(Bloomberg View) — Today’s word is linkage. For example, Iran is confirming that, in October, President Barack Obama sent supreme leader Ayatollah Ali Khamenei a letter linking ongoing nuclear talks to the two countries’ joint interests in fighting the Islamic State. At the Supreme Court, linkage is going to be just as important. The U.S. Court of Appeals for the Sixth Circuit last week essentially forced the Supreme Court to decide whether there’s a constitutional right to same-sex marriage, by refusing to recognize such a right itself. The next day, the court agreed to hear a potentially fatal legal challenge to the Affordable Care Act.
Taken together, these two cases transform the current Supreme Court term into a blockbuster — and the linkage relationship between them will be all-important.
How does linkage work at the Supreme Court? To begin with, recognize that today’s justices never speak in terms of horsetrading or logrolling from one case to another. I don’t just mean that, when asked publicly if justices might trade votes to support causes held dear by one-another, they all deny it. I mean that, even within the court itself or in private conversation with clerks and confidants, the justices would almost certainly say that no such linkage exists. Denial of linkage across unrelated cases is a kind of justices’ dogma — it would be sacrilegious, not to say heretical, for court insiders to say otherwise.
Nevertheless, linkage may exist at the level of psychology — and the justices know it. Former Justice John Paul Stevens was the master of subtle linkage. In 2008, in an important death penalty and international-law case called Medellin v.

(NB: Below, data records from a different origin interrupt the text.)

int segment_chunks_impl(wgbsseg_ctx* c, const int64_t* chunk_start0, const int32_t* chunk_len, int64_t n_chunks,
                        const wgbsseg_params* P, const BorderAlloc& alloc, int64_t* borders_off, char* err, size_t errlen, bool allow_plain = true, EarlyOut* early = nullptr)
{
    if (!P || !borders_off) { set_err(err, errlen, "NULL params/borders pointer"); return WGBSSEG_E_ARG; }
    if (P->max_bp == 0) { set_err(err, errlen, "max_bp must be >= 1 (the reference reads uninitialised loci when it is 0: segmentor.cpp:38,114)"); return WGBSSEG_E_ARG; }
    if (P->max_cpg < 1) { set_err(err, errlen, "max_cpg must be >= 1"); return WGBSSEG_E_ARG; }
    int32_t longest = 1;
    if (chunk_len) for (int64_t i = 0; i < n_chunks; i++) longest = std::max(longest, chunk_len[i]);
    Batch b;
    b.c = c; b.chunk_start0 = chunk_start0; b.chunk_len = chunk_len; b.n_chunks = n_chunks;
    b.alloc = &alloc; b.borders_off = borders_off; b.early = early; b.allow_plain = allow_plain;
    b.P = *P;
    b.P.max_cpg = std::min<uint32_t>(P->max_cpg, (uint32_t)longest);
    if ((uint64_t)b.P.max_cpg * 255u >= (1u << 24) || b.P.max_cpg > WGBSSEG_MAX_CPG) {
        set_err(err, errlen, "max_cpg %u with chunks of up to %d sites unsupported: blocks of more than %d sites (255 * sites >= 2^24) do not keep their counts exact "
                "in the float sums of the reference itself (segmentor.cpp:122-123), and windows are stored in 16 bits", P->max_cpg, (int)longest, WGBSSEG_MAX_CPG);
        return WGBSSEG_E_ARG;
    }
    b.marks = c && c->batch_marks;
    b.mark(0);
    if (!(P->pseudo_count >= 0.0f)) { set_err(err, errlen, "pseudo_count must be >= 0"); return WGBSSEG_E_ARG; }
    if (c && c->batch_open) {
        HIP_TRY(hipSetDevice(c->device));
        HIP_TRY(hipDeviceSynchronize());
        c->out_pending = false;
    }
    if (c) c->batch_open = true;
    int rc = build_job(c, chunk_start0, chunk_len, n_chunks, b.job, true, err, errlen);
    if (rc != WGBSSEG_OK) return rc;
    rc = plan_validation(c, b.job, !c->accumulate, err, errlen);
    if (rc != WGBSSEG_OK) return rc;
    c->last_valid = false;
    b.nC = (int)n_chunks;
    b.J = b.job.sites;

    rc = b.front(err, errlen);
    if (rc != WGBSSEG_OK) return rc;
    if (b.st.loci_disorder || b.st.overflow) return b.disorder_exit(err, errlen);
    rc = plan_tiles(c, b.job, b.st, b.P.pseudo_count, b.plan, err, errlen);
    if (rc != WGBSSEG_OK) return rc;
    plan_stages(c, b.job, b.st, b.plan);
    rc = b.tile_plan(err, errlen);
    if (rc == WGBSSEG_OK) rc = b.stages(err, errlen);
    if (rc == WGBSSEG_OK) rc = b.deliver(err, errlen);
    if (rc == WGBSSEG_OK) rc = b.timings(err, errlen);
    return rc;
}

int Batch::front(char* err, size_t errlen)
{
    JobView& v = job.v;
    const int64_t Jp = job.sites_padded;
    const int64_t nT = job.wtile_off[(size_t)nC];
    if (nT > 0x7fffffff) { set_err(err, errlen, "too many sites in one call"); return WGBSSEG_E_ARG; }
    HIP_TRY(c->W16.ensure((size_t)Jp * 2 + 16));
    HIP_TRY(c->cum32.ensure((size_t)Jp * 4 + 16));
    HIP_TRY(c->back16.ensure((size_t)Jp * 2 + 16));
    HIP_TRY(c->chunk_pairs.ensure((size_t)nC * 8));
    HIP_TRY(c->umax16.ensure((size_t)job.units * 2));
    HIP_TRY(c->tile_tot.ensure((size_t)nT * 4));
    HIP_TRY(c->tile_base.ensure((size_t)nT * 4));
    HIP_TRY(c->tile_chunk.ensure((size_t)nT * 16));
    v.W16 = c->W16.as<uint16_t>(); v.cum32 = c->cum32.as<uint32_t>(); v.back16 = c->back16.as<uint16_t>();
    v.chunk_pairs = c->chunk_pairs.as<int64_t>(); v.umax16 = c->umax16.as<uint16_t>();
    if (!c->h_status.ensure(4 * sizeof(JobStatus))) { set_err(err, errlen, "out of page-locked host memory"); return WGBSSEG_E_NOMEM; }
    hst = reinterpret_cast<JobStatus*>(c->h_status.p);

    mark(1);
    HIP_TRY(hipEventRecord(c->ev[EV_BEGIN], c->sA));
    HIP_TRY(hipEventRecord(c->ev[EV_UPLOADED], c->sA));
    HIP_TRY(hipStreamWaitEvent(c->sC, c->ev[EV_UPLOADED], 0));
    HIP_TRY(hipEventRecord(c->ev[EV_VALIDATE0], c->sC));
    int rc = launch_validate(c, job, c->sC, err, errlen);
    if (rc != WGBSSEG_OK) return rc;
    HIP_TRY(hipEventRecord(c->ev[EV_VALIDATE1], c->sC));

    const bool check_div = c->divs_enabled && wg_term_mode(P.pseudo_count) == 2 && c->divs_pc != P.pseudo_count;
    if (check_div && (rc = queue_div_check(c, P.pseudo_count, WG_NARROW_WMAX, hst + 1, err, errlen)) != WGBSSEG_OK) return rc;
    int top_step = 1;
    while (2 * (int64_t)top_step <= (int64_t)P.max_cpg - 1) top_step *= 2;
    const int64_t win_want = 1 + (int64_t)WG_WIN_TILE + 2 * (int64_t)std::max(top_step, 32) + 8;
    const int win_lds = win_want <= 12288 ? (int)win_want : 0;
    const int64_t* const d_wtile = c->wtile.as<int64_t>();
    hipLaunchKernelGGL(k_window, dim3((unsigned)nT), dim3(WG_BLOCK), (size_t)win_lds * 4, c->sA, v, c->status.as<JobStatus>(),
                       d_wtile, reinterpret_cast<const int32_t*>(d_wtile + nC + 1), P.max_cpg, P.max_bp, win_lds, top_step, std::max(c->medium_wmax, WG_NARROW_WMAX),
                       c->tile_tot.as<uint32_t>(), c->tile_chunk.as<int4>());
    HIP_TRY(hipGetLastError());
    hipLaunchKernelGGL(k_window_scan, dim3((unsigned)nC), dim3(WG_BLOCK), 0, c->sA, v, c->status.as<JobStatus>(), d_wtile, c->tile_tot.as<uint32_t>(), c->tile_base.as<uint32_t>());
    HIP_TRY(hipGetLastError());
    HIP_TRY(hipEventRecord(c->ev[EV_WINDOWS], c->sA));
    HIP_TRY(hipMemcpyAsync(&hst[0], c->status.p, sizeof(JobStatus), hipMemcpyDeviceToHost, c->sA));
    HIP_TRY(hipEventRecord(c->ev[EV_STATS], c->sA));
    hipLaunchKernelGGL(k_window_cum, dim3((unsigned)((nT + WG_CUM_TILES - 1) / WG_CUM_TILES)), dim3(WG_BLOCK), 0, c->sA, (const uint16_t*)v.W16, v.cum32, (const int4*)c->tile_chunk.as<int4>(),
                       (const uint32_t*)c->tile_base.as<uint32_t>(), nT);
    HIP_TRY(hipGetLastError());
    mark(2);
    HIP_TRY(hipEventSynchronize(c->ev[EV_STATS]));
    mark(3);
    st = hst[0];
    if (check_div) {
        c->divs_ok = *reinterpret_cast<const unsigned int*>(&hst[1]) == 0u;
        c->divs_pc = P.pseudo_count;
        if (profiling()) fprintf(stderr, "[wgbsseg] short division core for pseudo count %g: %s\n", (double)P.pseudo_count, c->divs_ok ? "verified on every operand pair of a narrow tile" : "NOT exact, the full core stays");
    }
    if (st.wide_units && !st.loci_disorder && !st.overflow) {
        HIP_TRY(hipStreamWaitEvent(c->sC, c->ev[EV_WINDOWS], 0));
        HIP_TRY(hipEventRecord(c->ev[EV_SCAN0], c->sC));
        rc = launch_scan(c, job, c->sC, err, errlen);
        if (rc != WGBSSEG_OK) return rc;
        HIP_TRY(hipEventRecord(c->ev[EV_SCAN1], c->sC));
    }
    HIP_TRY(hipEventRecord(c->ev[EV_SCAN_END], c->sC));
    HIP_TRY(hipMemcpyAsync(&hst[2], c->status.p, sizeof(JobStatus), hipMemcpyDeviceToHost, c->sC));
    HIP_TRY(hipEventRecord(c->evS, c->sC));
    return WGBSSEG_OK;
}
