+    const int lg = 1 << lg_shift, ch = lg * V;
+    const int li = threadIdx.x & (lg - 1), grp = threadIdx.x >> lg_shift;
+    const int t0 = blockIdx.y * TB;
+    const int64_t i0 = (int64_t)blockIdx.x * ch;
+    const int64_t i = i0 + li * V;
+    const int64_t kstride = (int64_t)ntaps * nc;
+    vec s[TB];
+#pragma unroll
+    for (int t = 0; t < TB; ++t) s[t] = vec{};
+    if (i < nc) {
+        const float* src = slab + (int64_t)t0 * nc + i;
+        if constexpr (V == 4) {
+            constexpr int KU = TB == 1 ? 8 : 4;
+            int k = grp;
+            for (; k + (KU - 1) * kg < ksplit; k += KU * kg) {
+                vec v[KU][TB];
+#pragma unroll
+                for (int u = 0; u < KU; ++u)
+#pragma unroll
+                    for (int t = 0; t < TB; ++t) v[u][t] = *(const vec*)(src + (int64_t)(k + u * kg) * kstride + (int64_t)t * nc);
+#pragma unroll
+                for (int u = 0; u < KU; ++u)
+#pragma unroll
+                    for (int t = 0; t < TB; ++t) s[t] += v[u][t];
+            }
+            for (; k < ksplit; k += kg) {
+                vec v[TB];
+#pragma unroll
+                for (int t = 0; t < TB; ++t) v[t] = *(const vec*)(src + (int64_t)k * kstride + (int64_t)t * nc);
+#pragma unroll
+                for (int t = 0; t < TB; ++t) s[t] += v[t];
+            }
+        } else {
             int k = grp;
             for (; k + 12 < ksplit; k += 16) {
-                const float v0 = src[(int64_t)k * ntaps * nc], v1 = src[(int64_t)(k + 4) * ntaps * nc];
-                const float v2 = src[(int64_t)(k + 8) * ntaps * nc], v3 = src[(int64_t)(k + 12) * ntaps * nc];
-                s += (v0 + v1) + (v2 + v3);
+                const float v0 = src[(int64_t)k * kstride], v1 = src[(int64_t)(k + 4) * kstride];
+                const float v2 = src[(int64_t)(k + 8) * kstride], v3 = src[(int64_t)(k + 12) * kstride];
+                s[0] += (v0 + v1) + (v2 + v3);
             }
-            for (; k < ksplit; k += 4) s += src[(int64_t)k * ntaps * nc];
-        }
-        part[grp][t][li] = s;
-    }
+            for (; k < ksplit; k += 4) s[0] += src[(int64_t)k * kstride];
+        }
+    }
+#pragma unroll
+    for (int t = 0; t < TB; ++t) *(vec*)(rsm + ((grp * TB + t) * ch + li * V)) = s[t];
     __syncthreads();
-    for (int e = threadIdx.x; e < 64 * ntaps; e += 256) {
-        const int t = e / 64, l = e - t * 64;
-        outs[l * ntaps + t] = (part[0][t][l] + part[1][t][l]) + (part[2][t][l] + part[3][t][l]);
-    }
-    __syncthreads();
-    const int64_t valid = (nc - i0 < 64 ? nc - i0 : 64) * ntaps;
-    for (int e = threadIdx.x; e < valid; e += 256) {
-        float* o = dw + i0 * ntaps + e;
-        *o = accumulate ? *o + outs[e] : outs[e];
-    }
-}
-
-template <int TAPS>
-__global__ __launch_bounds__(1024) void wgrad_reduce4_kernel(const float* __restrict__ slab, float* __restrict__ dw, int N, int C,
-                                                             int ksplit, int accumulate, int kg) {
-    extern __shared__ float rsm[];
-    float* part = rsm;
-    float* outs = rsm + kg * TAPS * 256;
-    const int64_t nc = (int64_t)N * C;
-    const int64_t i0 = (int64_t)blockIdx.x * 256;
-    const int li = threadIdx.x & 63, grp = threadIdx.x >> 6;
-    const int64_t i = i0 + li * 4;
-    const int64_t kstride = (int64_t)TAPS * nc;
-    f32x4 s[TAPS];
-#pragma unroll
-    for (int t = 0; t < TAPS; ++t) s[t] = f32x4{0.f, 0.f, 0.f, 0.f};
-    if (i < nc) {
-        const float* src = slab + i;
-        constexpr int KU = TAPS == 1 ? 8 : 4;
-        int k = grp;
-        for (; k + (KU - 1) * kg < ksplit; k += KU * kg) {
-            f32x4 v[KU][TAPS];
-#pragma unroll
-            for (int u = 0; u < KU; ++u)
-#pragma unroll
-                for (int t = 0; t < TAPS; ++t) v[u][t] = *(const f32x4*)(src + (int64_t)(k + u * kg) * kstride + (int64_t)t * nc);
-#pragma unroll
-            for (int u = 0; u < KU; ++u)
-#pragma unroll
-                for (int t = 0; t < TAPS; ++t) s[t] += v[u][t];
-        }
-        for (; k < ksplit; k += kg) {
-            f32x4 v[TAPS];
-#pragma unroll
-            for (int t = 0; t < TAPS; ++t) v[t] = *(const f32x4*)(src + (int64_t)k * kstride + (int64_t)t * nc);
-#pragma unroll
-            for (int t = 0; t < TAPS; ++t) s[t] += v[t];
-        }
-    }
-#pragma unroll
-    for (int t = 0; t < TAPS; ++t) *(f32x4*)(part + ((grp * TAPS + t) * 256 + li * 4)) = s[t];
-    __syncthreads();
-    for (int e = threadIdx.x; e < 256 * TAPS; e += blockDim.x) {
-        const int t = e / 256, l = e - t * 256;
-        float a = 0.f;
-        for (int g = 0; g < kg; ++g) a += part[(g * TAPS + t) * 256 + l];
-        outs[l * TAPS + t] = a;
-    }
-    __syncthreads();
-    const int64_t valid = (nc - i0 < 256 ? nc - i0 : 256) * TAPS;
-    for (int e = threadIdx.x; e < valid; e += blockDim.x) {
-        float* o = dw + i0 * TAPS + e;
-        *o = accumulate ? *o + outs[e] : outs[e];
-    }
-}
-
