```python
_SIGS = {
    'comap_ctx_create': (c_int, [c_int, ctypes.POINTER(c_void_p)]),
    'comap_ctx_destroy': (c_int, [c_void_p]),
    'comap_last_error': (ctypes.c_char_p, [c_void_p]),
    'comap_set_stream': (c_int, [c_void_p, c_void_p]),
    'comap_synchronize': (c_int, [c_void_p]),
    'comap_version': (ctypes.c_char_p, []),
    'comap_host_alloc': (c_int, [ctypes.c_size_t, ctypes.POINTER(c_void_p)]),
    'comap_host_free': (None, [c_void_p]),
    'comap_cache_trim': (c_int, []),
    'comap_cache_bytes': (c_int, [P_int64, P_int64, P_int64]),
    'comap_medfilt_f64': (c_int, [c_void_p, P_double, c_int64, c_int32]),
    'comap_medfilt_batch_f64': (c_int, [c_void_p, P_double, P_int64, c_int32, c_int32, c_int32, P_double]),
    'comap_bin_values_f64': (c_int, [c_void_p, P_double, c_int64, P_int64, P_double, P_int64, c_int64]),
    'comap_l1_plan_create': (c_int, [c_void_p, ctypes.POINTER(ObsDesc), ctypes.POINTER(c_void_p)]),
    'comap_l1_plan_destroy': (c_int, [c_void_p]),
    'comap_l1_vane': (c_int, [c_void_p, c_int64, c_int64, P_int32, P_int64, P_int32, P_int64, c_double,
                              c_void_p, c_void_p]),
    'comap_l1_prefetch': (c_int, [c_void_p]),
    'comap_l1_atmosphere': (c_int, [c_void_p, P_int32, c_int32, c_void_p]),
    'comap_l1_average': (c_int, [c_void_p, c_void_p, c_void_p, c_void_p, c_int32, c_void_p, c_void_p, c_void_p]),
    'comap_l1_debug_fetch': (c_int, [c_void_p, c_int32, P_double, c_int64]),
    'comap_l1_channel_bin': (c_int, [c_void_p, c_int32, c_void_p, c_void_p, c_void_p, c_void_p, c_void_p]),
    'comap_l1_profile': (c_int, [c_void_p, c_int32]),
    'comap_l1_profile_collect': (c_int, [c_void_p, P_double, P_int64, c_int32]),
    'comap_spikes': (c_int, [c_void_p, c_void_p, c_int32, c_int64, P_int64, c_int32, c_int32, c_int32, c_double,
                             c_void_p]),
    'comap_power_spectra': (c_int, [c_void_p, c_void_p, c_int32, c_int64, P_int64, c_int32, c_void_p, c_int32,
                                    P_int64, c_void_p]),
    'comap_synth_tod': (c_int, [c_void_p, c_int32, c_int32, c_int64, ctypes.c_uint64, c_void_p, c_void_p, c_void_p,
                                c_void_p, c_void_p]),
    'comap_destripe_create': (c_int, [c_void_p, c_void_p, c_void_p, c_void_p, c_int64, c_int32, c_int64,
                                      ctypes.POINTER(c_void_p)]),
    'comap_destripe_dist_bin': (c_int, [c_void_p, c_void_p, c_void_p, c_void_p]),
    'comap_destripe_dist_parts': (c_int32, []),
    'comap_destripe_dist_project_parts': (c_int, [c_void_p, c_void_p, c_void_p, c_void_p, c_void_p, c_void_p,
                                                  c_void_p]),
    'comap_destripe_dist_update_fused': (c_int, [c_void_p, c_void_p, c_void_p, c_void_p, c_void_p, c_void_p,
                                                 c_void_p, c_void_p, c_void_p]),
    'comap_destripe_dist_direction_fused': (c_int, [c_void_p, c_void_p, c_void_p, c_void_p, c_void_p, c_void_p]),
    'comap_destripe_create_bands': (c_int, [c_void_p, c_void_p, c_void_p, c_void_p, c_void_p, c_int64, c_int32,
                                            c_int64, c_int32, ctypes.POINTER(c_void_p)]),
    'comap_destripe_create_keyed': (c_int, [c_void_p, c_void_p, c_void_p, c_void_p, c_void_p, c_void_p, c_int64,
                                            c_int64, c_int32, c_int64, c_int32, ctypes.POINTER(c_void_p)]),
    'comap_offset_centroid_keys': (c_int, [c_void_p, c_void_p, c_int64, c_int32, c_int64, c_int64, c_void_p, c_int64,
                                           c_void_p]),
    'comap_destripe_destroy': (c_int, [c_void_p]),
    'comap_destripe_n_offsets': (c_int64, [c_void_p]),
    'comap_destripe_n_bands': (c_int32, [c_void_p]),
    'comap_destripe_offsets_natural': (c_int, [c_void_p, c_void_p, c_void_p]),
    'comap_destripe_nnz': (c_int, [c_void_p, P_int64, P_int64]),
    'comap_destripe_entry_bytes': (ctypes.c_int32, [c_void_p]),
    'comap_destripe_sell_entries': (c_int64, [c_void_p]),
    'comap_destripe_local_maps': (c_int, [c_void_p, c_void_p, c_void_p, c_void_p]),
    'comap_destripe_bin': (c_int, [c_void_p, c_void_p, c_int32, c_void_p]),
    'comap_destripe_project': (c_int, [c_void_p, c_void_p, c_void_p, c_void_p, c_void_p, c_void_p]),
    'comap_destripe_dot': (c_int, [c_void_p, c_void_p, c_void_p, c_void_p]),
    'comap_destripe_cg_update': (c_int, [c_void_p, c_void_p, c_void_p, c_void_p, c_void_p, c_void_p, c_void_p,
                                         c_void_p]),
    'comap_destripe_cg_direction': (c_int, [c_void_p, c_void_p, c_void_p, c_void_p, c_void_p]),
    'comap_destripe_div_map': (c_int, [c_void_p, c_void_p, c_void_p, c_void_p]),
    'comap_relabel_pixels': (c_int, [c_void_p, c_void_p, c_int64, c_void_p, c_int64, c_int64, c_void_p]),
    'comap_relabel_pixels_tiled': (c_int, [c_void_p, c_void_p, c_int64, c_int64, c_int64, c_int32, c_void_p]),
    'comap_destripe_solve': (c_int, [c_void_p, c_double, c_int32, c_void_p, c_void_p, c_void_p, c_void_p,
                                     c_void_p, P_int32]),
    'comap_destripe_ground_create': (c_int, [c_void_p, c_void_p, c_void_p, c_void_p, c_void_p, c_void_p, c_int64,
                                             ctypes.POINTER(c_void_p)]),
    'comap_destripe_ground_destroy': (c_int, [c_void_p]),
    'comap_destripe_ground_n_groups': (c_int64, [c_void_p]),
    'comap_destripe_ground_nnz': (c_int, [c_void_p, P_int64, P_int64]),
    'comap_destripe_ground_stats': (c_int, [c_void_p, c_void_p, c_void_p]),
    'comap_destripe_ground_fold': (c_int, [c_void_p, c_void_p, c_void_p, c_void_p]),
    'comap_destripe_ground_bin': (c_int, [c_void_p, c_void_p, c_void_p]),
    'comap_destripe_ground_project': (c_int, [c_void_p, c_void_p, c_void_p, c_void_p, c_void_p, c_void_p, c_void_p]),
    'comap_destripe_ground_rhs': (c_int, [c_void_p, c_void_p, c_void_p, c_void_p, c_void_p]),
    'comap_destripe_ground_tail_dot': (c_int, [c_void_p, c_void_p, c_void_p, c_void_p]),
    'comap_destripe_ground_tail_update': (c_int, [c_void_p, c_void_p, c_void_p, c_void_p, c_void_p, c_void_p, c_void_p,
                                                  c_void_p]),
    'comap_destripe_ground_tail_direction': (c_int, [c_void_p, c_void_p, c_void_p, c_void_p, c_void_p]),
    'comap_destripe_ground_wrapped': (c_int, [c_void_p, c_void_p]),
    'comap_destripe_ground_solve': (c_int, [c_void_p, c_double, c_int32, c_void_p, c_void_p, c_void_p, c_void_p,
                                            c_void_p, P_int32]),
    'comap_destripe_ground_dist_bin': (c_int, [c_void_p, c_void_p, c_void_p, c_void_p]),
    'comap_destripe_ground_dist_project': (c_int, [c_void_p, c_void_p, c_void_p, c_void_p, c_void_p, c_void_p,
                                                   c_void_p]),
    'comap_destripe_ground_dist_update': (c_int, [c_void_p, c_void_p, c_void_p, c_void_p, c_void_p, c_void_p,
                                                  c_void_p]),
    'comap_destripe_ground_dist_direction': (c_int, [c_void_p, c_void_p, c_void_p, c_void_p, c_void_p]),
    'comap_destripe_prior_create': (c_int, [c_void_p, c_void_p, c_int64, c_void_p, c_int32, ctypes.POINTER(c_void_p)]),
    'comap_destripe_prior_destroy': (c_int, [c_void_p]),
    'comap_destripe_prior_tile': (c_int32, []),
    'comap_destripe_prior_apply': (c_int, [c_void_p, c_void_p, c_void_p, c_int32]),
    'comap_destripe_prior_apply_dot': (c_int, [c_void_p, c_void_p, c_void_p, c_int32, c_void_p]),
    'comap_destripe_prior_solve': (c_int, [c_void_p, c_double, c_int32, c_void_p, c_void_p, c_void_p, c_void_p,
                                           c_void_p, P_int32]),
    'comap_destripe_mask_view': (c_int, [c_void_p, c_void_p, c_void_p, c_void_p, c_void_p, ctypes.POINTER(c_void_p)]),
    'comap_destripe_solve_view': (c_int, [c_void_p, c_double, c_int32, c_void_p, c_void_p, c_void_p, c_void_p,
                                          c_void_p, P_int32]),
    'comap_destripe_split_maps': (c_int, [c_void_p, c_void_p, c_void_p, c_void_p, c_void_p, c_void_p, c_void_p, c_int32,
                                          c_int64, c_int32, c_int64, c_int32, c_void_p, c_void_p, c_void_p, c_void_p]),
    'comap_destripe_split_div': (c_int, [c_void_p, c_void_p, c_void_p, c_void_p, c_int64, c_void_p, c_void_p]),
# ... 149 lines not shown
```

Texas, Stevens somewhat inexplicably joined the five conservative justices. Stevens wrote a separate concurrence, agreeing with the majority that the Supreme Court must not apply a decision of the International Court of Justice that purported to block the execution of a Mexican national who hadn’t been informed of his right to speak to a Mexican consular official after arrest. Stevens wrote critically that “this case presents a closer question than the Court’s opinion allows” — yet this opponent of the death penalty, respecter of international law, and then- leader of the court’s liberal faction, nevertheless abandoned the other liberals in the case.
What was going on? The overwhelmingly most likely explanation for Stevens’ opinion in the Medellin case was that it was being decided at precisely the same moment as the landmark case of Boumediene v. Bush, in which the Supreme Court extended constitutional rights to the Guantánamo Bay camp detainees. This case was of the utmost importance to Stevens, who ever since he was a law clerk to Justice Wiley Rutledge in 1948 had been committed to the idea that the government should not be able to avoid habeas corpus by holding prisoners outside the jurisdiction of any U.S. court. Stevens did not want Justice Anthony Kennedy to be subject to the criticism that he had provided the deciding conservative vote in the Medellin decision and the deciding liberal vote in the Guantánamo case. By throwing his lot with the conservatives in the Medellin decision, Stevens didn’t change the outcome in that case — but he did give Kennedy some cover to become a liberal constitutional activist in Boumediene.
Justice Kennedy, usually the court’s swing vote, will be the subject of linkage speculation this term as well. Kennedy is known to be an activist liberal when it comes to gay rights, and the question whether the Supreme Court will affirm the fundamental right to marry is really just a question of whether Kennedy himself is ready to do what he was not ready to do in 2013 when he struck down the Defense of Marriage Act. Yet it’s also well recognized fact about Kennedy that he considers himself a conservative justice. It’s therefore possible to speculate that, if Kennedy issues an important liberal decision — in the case of same-sex marriage, possibly the most important one of his career — he will also try to maintain his conservative bona fides with a corresponding conservative decision.